Being calm is the biggest asset on the road to gaining some awareness of our opportunities to make choices. I like the word agitation for the state of body and mind we usually find ourselves in. It brings to mind the agitator in a washing machine that keeps things tumbling around, in motion, and mixed up. This isn’t a bad bit of imagery for the physical and mental state in which we are often stuck (and emotional. Is emotional separate from those two?). We agitate ourselves by worrying about the future, replaying the past, consuming food or media … it’s a long list. Here’s what I think is our biggest stumbling block though - we avoid being still.
The central practice in the Zen tradition I come from is called zazen. I linked to a short video of my teacher talking about his understanding of it. The quickest summation I can give: sit still and comfortably upright, breathe naturally, allow thoughts to arise and disappear without engaging or holding on to them. There are many facets to this radically simple act, and many ways to understand it. It is an act of allowing yourself to become calm. No matter how agitated your body and mind are when you begin, the act of sitting still and choosing not to identify with your thinking naturally leads to some settling down (Often. Not always. If you don’t have this experience it’s not because you’re doing it wrong or because there is something wrong with you. Trust me, please. I’ll write about this at some length in the future).
The central practice of Alexander Technique doesn’t really have one name that everyone uses. I’m going to call it active rest for now. My simplest description: lie on the floor on your back with your head supported comfortably by a few paperback books, rest your hands on your abdomen and point your knees at the sky with your feet flat on the floor. Breathe naturally. Allow your body to release unnecessary tension. Accept (but don’t try for!)freedom in your neck, length in your spine, width in your back.
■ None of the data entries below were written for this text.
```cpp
template <int MODEL, int NCXT>
__global__ __launch_bounds__(256) void k_jtimes(DevProblem d, const double *__restrict__ z,
                                                const CamRec *__restrict__ cams, const double *__restrict__ v,
                                                double *__restrict__ partial) {
    constexpr int NCX = NCXT;
    constexpr bool WITH_IO = NCXT > 6;
    __shared__ double sh[16];
    double acc[2] = {0, 0};
    const int64_t stride = (int64_t)gridDim.x * blockDim.x;
    for (int64_t o = (int64_t)blockIdx.x * blockDim.x + threadIdx.x; o < d.nobs; o += stride) {
        const int cam = d.o_cam[o], pt = d.o_pt[o];
        const CamRec &C = cams[cam];
        const int ncol = WITH_IO ? min(C.ncol, NCX) : 6;
        double r[2], E[2][NCX], B[2][3];
        eval_obs_cols_n<MODEL, NCX>(d, C, z, o, pt, r, E, B);
        const double *vp = v + d.NS + 3 * (int64_t)pt;
        double j0 = B[0][0] * vp[0] + B[0][1] * vp[1] + B[0][2] * vp[2];
        double j1 = B[1][0] * vp[0] + B[1][1] * vp[1] + B[1][2] * vp[2];
#pragma unroll
        for (int a = 0; a < NCX; ++a)
            if (a < ncol) { const double vc = v[C.col[a]]; j0 += E[0][a] * vc; j1 += E[1][a] * vc; }
        acc[0] = fma2(acc[0], j0, j0, j1, j1);
    }
    block_sum<2>(acc, sh);
    if (threadIdx.x == 0) { partial[2 * blockIdx.x] = acc[0]; partial[2 * blockIdx.x + 1] = acc[1]; }
}

template <int MODEL, int NCXT>
__global__ __launch_bounds__(256) void k_jtimes_vec(DevProblem d, const double *__restrict__ z, const CamRec *__restrict__ cams,
                                                    const double *__restrict__ v, double *__restrict__ Jv) {
    constexpr int NCX = NCXT;
    constexpr bool WITH_IO = NCXT > 6;
    const int64_t o = (int64_t)blockIdx.x * blockDim.x + threadIdx.x;
    if (o >= d.nobs) return;
    const int cam = d.o_cam[o], pt = d.o_pt[o];
    const CamRec &C = cams[cam];
    const int ncol = WITH_IO ? min(C.ncol, NCX) : 6;
    double r[2], E[2][NCX], B[2][3];
    eval_obs_cols_n<MODEL, NCX>(d, C, z, o, pt, r, E, B);
    const double *vp = v + d.NS + 3 * (int64_t)pt;
    double j0 = B[0][0] * vp[0] + B[0][1] * vp[1] + B[0][2] * vp[2];
    double j1 = B[1][0] * vp[0] + B[1][1] * vp[1] + B[1][2] * vp[2];
#pragma unroll
    for (int a = 0; a < NCX; ++a)
        if (a < ncol) { const double vc = v[C.col[a]]; j0 += E[0][a] * vc; j1 += E[1][a] * vc; }
    const int64_t row = d.o_row[o];
    Jv[2 * row] = j0; Jv[2 * row + 1] = j1;
}

__global__ __launch_bounds__(1024) void k_prior_jv(DevProblem d, const double *__restrict__ z,
                                                  const double *__restrict__ v, const double *__restrict__ g_c,
                                                  const double *__restrict__ gp, double *__restrict__ partial,
                                                  unsigned *__restrict__ ctr, const double *__restrict__ bs_partial,
                                                  int64_t nbs, const double *__restrict__ ldiag,
                                                  unsigned long long *__restrict__ pivmm, const int *__restrict__ info,
                                                  double *__restrict__ out, double *__restrict__ mailbox,
                                                  unsigned long long seq, const uint8_t *__restrict__ piv_have = nullptr) {
    __shared__ double sh[80];
    double acc[5] = {0, 0, 0, 0, 0};
    const int64_t stride = (int64_t)gridDim.x * blockDim.x;
    double pmin = 1e300, pmax = 0.0;
    for (int64_t i = (int64_t)blockIdx.x * blockDim.x + threadIdx.x; i < d.NZ; i += stride) {
        if (ldiag && i < d.NS && d.z_est[i] && (!piv_have || piv_have[i])) {
            double p = ldiag[i];
            p = p == p ? p : 0.0;
            pmin = fmin(pmin, p); pmax = fmax(pmax, p);
        }
        if (!d.z_mine[i]) continue;
        const double w = d.any_prior ? d.z_prw[i] : 0.0, vi = d.z_est[i] ? v[i] : 0.0;
        if (w > 0) acc[0] += w * vi * vi;
        acc[1] += (i < d.NS ? g_c[i] : gp[i - d.NS]) * vi;
        acc[2] += vi * vi;
    }
    if (ldiag && (int64_t)blockIdx.x * blockDim.x < d.NS) {
        for (int off = 32; off > 0; off >>= 1) {
            pmin = fmin(pmin, __shfl_down(pmin, off, 64));
            pmax = fmax(pmax, __shfl_down(pmax, off, 64));
        }
        if ((threadIdx.x & 63) == 0 && pmax > 0.0) {
            atomicMin(pivmm + 2, (unsigned long long)__double_as_longlong(fmax(pmin, 0.0)));
            atomicMax(pivmm + 3, (unsigned long long)__double_as_longlong(pmax));
        }
        __builtin_amdgcn_s_waitcnt(0);
    }
    if (grid_sum<5, 2, 3>(acc, sh, partial, ctr, bs_partial, nbs, 2) && threadIdx.x == 0) {
        out[0] = acc[3]; out[1] = acc[4]; out[4] = acc[0]; out[5] = acc[1]; out[6] = acc[2];
        out[7] = info && __hip_atomic_load(info, __ATOMIC_RELAXED, __HIP_MEMORY_SCOPE_AGENT) != 0 ? 1.0 : 0.0;
        out[2] = 0.0; out[3] = 0.0;
        if (mailbox) {
            mailbox[0] = acc[3]; mailbox[1] = acc[4]; mailbox[4] = acc[0]; mailbox[5] = acc[1]; mailbox[6] = acc[2];
            for (int q = 0; q < 4; ++q)
                mailbox[40 + q] = __longlong_as_double((long long)__hip_atomic_load(pivmm + q, __ATOMIC_RELAXED, __HIP_MEMORY_SCOPE_AGENT));
            const int hi = __hip_atomic_load(info, __ATOMIC_RELAXED, __HIP_MEMORY_SCOPE_AGENT);
            long long w = hi;
            mailbox[44] = __longlong_as_double(w);
            mailbox_done(mailbox, seq);
        }
    }
}

__global__ __launch_bounds__(256) void k_dot(int64_t n, const uint8_t *__restrict__ mine,
                                             const double *__restrict__ a, const double *__restrict__ b ,
                                             double *__restrict__ partial) {
    __shared__ double sh[8];
    double acc[1] = {0};
    const int64_t stride = (int64_t)gridDim.x * blockDim.x;
    for (int64_t i = (int64_t)blockIdx.x * blockDim.x + threadIdx.x; i < n; i += stride)
        if (!mine || mine[i]) acc[0] += a[i] * (b ? b[i] : 1.0);
    block_sum<1>(acc, sh);
    if (threadIdx.x == 0) partial[blockIdx.x] = acc[0];
}

__global__ void k_axpby(int64_t n, double a, const double *__restrict__ x, double b,
                        const double *__restrict__ y2, double *__restrict__ y) {
    const int64_t i = (int64_t)blockIdx.x * blockDim.x + threadIdx.x;
    if (i < n) y[i] = a * x[i] + b * y2[i];
}
__global__ void k_axpby_cams(DevProblem d, double a, const double *__restrict__ x, double b,
                             const double *__restrict__ y2, double *__restrict__ y, CamRec *__restrict__ cams) {
    const int64_t i = (int64_t)blockIdx.x * blockDim.x + threadIdx.x;
    if (i < d.NZ) y[i] = a * x[i] + b * y2[i];
    if (threadIdx.x == blockDim.x - 1 && (int)blockIdx.x < d.nc)
        cam_prep_one(d, [=](int64_t q) { return a * x[q] + b * y2[q]; }, (int)blockIdx.x, cams);
}

__global__ void k_gradient(DevProblem d, const double *__restrict__ g_c, const double *__restrict__ gp,
                           double *__restrict__ g) {
    const int64_t i = (int64_t)blockIdx.x * blockDim.x + threadIdx.x;
    if (i >= d.NZ) return;
    double v = 0;
    if (d.z_est[i]) v = i < d.NS ? g_c[i] : (d.z_mine[i] ? gp[i - d.NS] : 0.0);
    g[i] = v;
}

__global__ void k_jn2(DevProblem d, const double *__restrict__ jn2c, const double *__restrict__ jn2p,
                      double *__restrict__ out) {
    const int64_t i = (int64_t)blockIdx.x * blockDim.x + threadIdx.x;
    if (i >= d.NZ) return;
    double v = 0;
    if (d.z_est[i]) v = i < d.NS ? jn2c[i] : (d.z_mine[i] ? jn2p[i - d.NS] : 0.0);
    out[i] = v;
}

__global__ void k_scatter_x(int64_t n, const int64_t *__restrict__ x2z, const double *__restrict__ x,
                            double *__restrict__ z) {
    const int64_t i = (int64_t)blockIdx.x * blockDim.x + threadIdx.x;
    if (i < n) z[x2z[i]] = x[i];
}
__global__ void k_gather_x(int64_t n, const int64_t *__restrict__ x2z, const double *__restrict__ z,
                           double *__restrict__ x) {
    const int64_t i = (int64_t)blockIdx.x * blockDim.x + threadIdx.x;
    if (i < n) x[i] = z[x2z[i]];
}

template <int MODEL>
__global__ __launch_bounds__(256) void k_jac_blocks(DevProblem d, const double *__restrict__ z,
                                                    const CamRec *__restrict__ cams,
                                                    double *__restrict__ JEO, double *__restrict__ JOP,
                                                    double *__restrict__ JIO) {
    const int64_t o = (int64_t)blockIdx.x * blockDim.x + threadIdx.x;
    if (o >= d.nobs) return;
    const int cam = d.o_cam[o], pt = d.o_pt[o];
    const CamRec &C = cams[cam];
    const double *q = z + d.NS + 3 * (int64_t)pt;
    const double Q[3] = {q[0], q[1], q[2]};
    double r[2], A[2][6], B[2][3], Cf[2][MAXIO];
    obs_eval<MODEL, true, true>(C, d.nK, d.nP, Q, d.o_uv_raw[2 * o], d.o_uv_raw[2 * o + 1], r, A, B, Cf);
    const int64_t k = d.o_row[o];
    if (JEO) for (int c = 0; c < 6; ++c) { JEO[12 * k + 2 * c] = A[0][c]; JEO[12 * k + 2 * c + 1] = A[1][c]; }
    if (JOP) for (int c = 0; c < 3; ++c) { JOP[6 * k + 2 * c] = B[0][c]; JOP[6 * k + 2 * c + 1] = B[1][c]; }
    if (JIO) for (int c = 0; c < d.nIOrows; ++c) {
        JIO[2 * (int64_t)d.nIOrows * k + 2 * c] = Cf[0][c];
        JIO[2 * (int64_t)d.nIOrows * k + 2 * c + 1] = Cf[1][c];
    }
}


template <int MODEL>
__global__ __launch_bounds__(256) void k_jac_sample(DevProblem d, const double *__restrict__ z,
                                                    const CamRec *__restrict__ cams, int64_t n,
                                                    const int64_t *__restrict__ pos, double *__restrict__ res,
                                                    double *__restrict__ JEO, double *__restrict__ JOP,
                                                    double *__restrict__ JIO) {
    const int64_t i = (int64_t)blockIdx.x * blockDim.x + threadIdx.x;
    if (i >= n) return;
    const int64_t o = pos[i];
    const CamRec &C = cams[d.o_cam[o]];
    const double *q = z + d.NS + 3 * (int64_t)d.o_pt[o];
    const double Q[3] = {q[0], q[1], q[2]};
    double r[2], A[2][6], B[2][3], Cf[2][MAXIO];
    obs_eval<MODEL, true, true>(C, d.nK, d.nP, Q, d.o_uv_raw[2 * o], d.o_uv_raw[2 * o + 1], r, A, B, Cf);
    res[2 * i] = r[0]; res[2 * i + 1] = r[1];
    for (int c = 0; c < 6; ++c) { JEO[12 * i + 2 * c] = A[0][c]; JEO[12 * i + 2 * c + 1] = A[1][c]; }
    for (int c = 0; c < 3; ++c) { JOP[6 * i + 2 * c] = B[0][c]; JOP[6 * i + 2 * c + 1] = B[1][c]; }
    for (int c = 0; c < d.nIOrows; ++c) {
        JIO[2 * (int64_t)d.nIOrows * i + 2 * c] = Cf[0][c];
        JIO[2 * (int64_t)d.nIOrows * i + 2 * c + 1] = Cf[1][c];
    }
}

}
```

### dbat_amd/csrc/sig.hpp

```cpp
#pragma once
#include <cstddef>
#include <type_traits>

#include "kernels.hpp"

namespace dbat {
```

In the venn diagram of zazen and active rest there’s a pretty decent area of overlap. For what I’m trying to teach myself, they’re pretty good equivalents of the Collar Grab Game. As long as I do them, I can’t really fail at either one, I get a very nice reward, and they are about as fundamental as activity gets. Crucially, I’m still and distractions are minimized. This offers the opportunity to engage with choices we usually fly right past in our daily lives. For example:
breathing
thinking (it feels insane to simplify this to one item on a list but I’m going to for now)
tension in the neck
shortening or lengthening of my spine
squeezing or widening of my back
Take a few minutes and try one or both of these practices. Don’t try to do them well or correctly. See if you can set aside any expectations you have about what they’ll be like. You’re just playing the Collar Grab Game with yourself. Sit or lie down quietly, you get a treat. The end.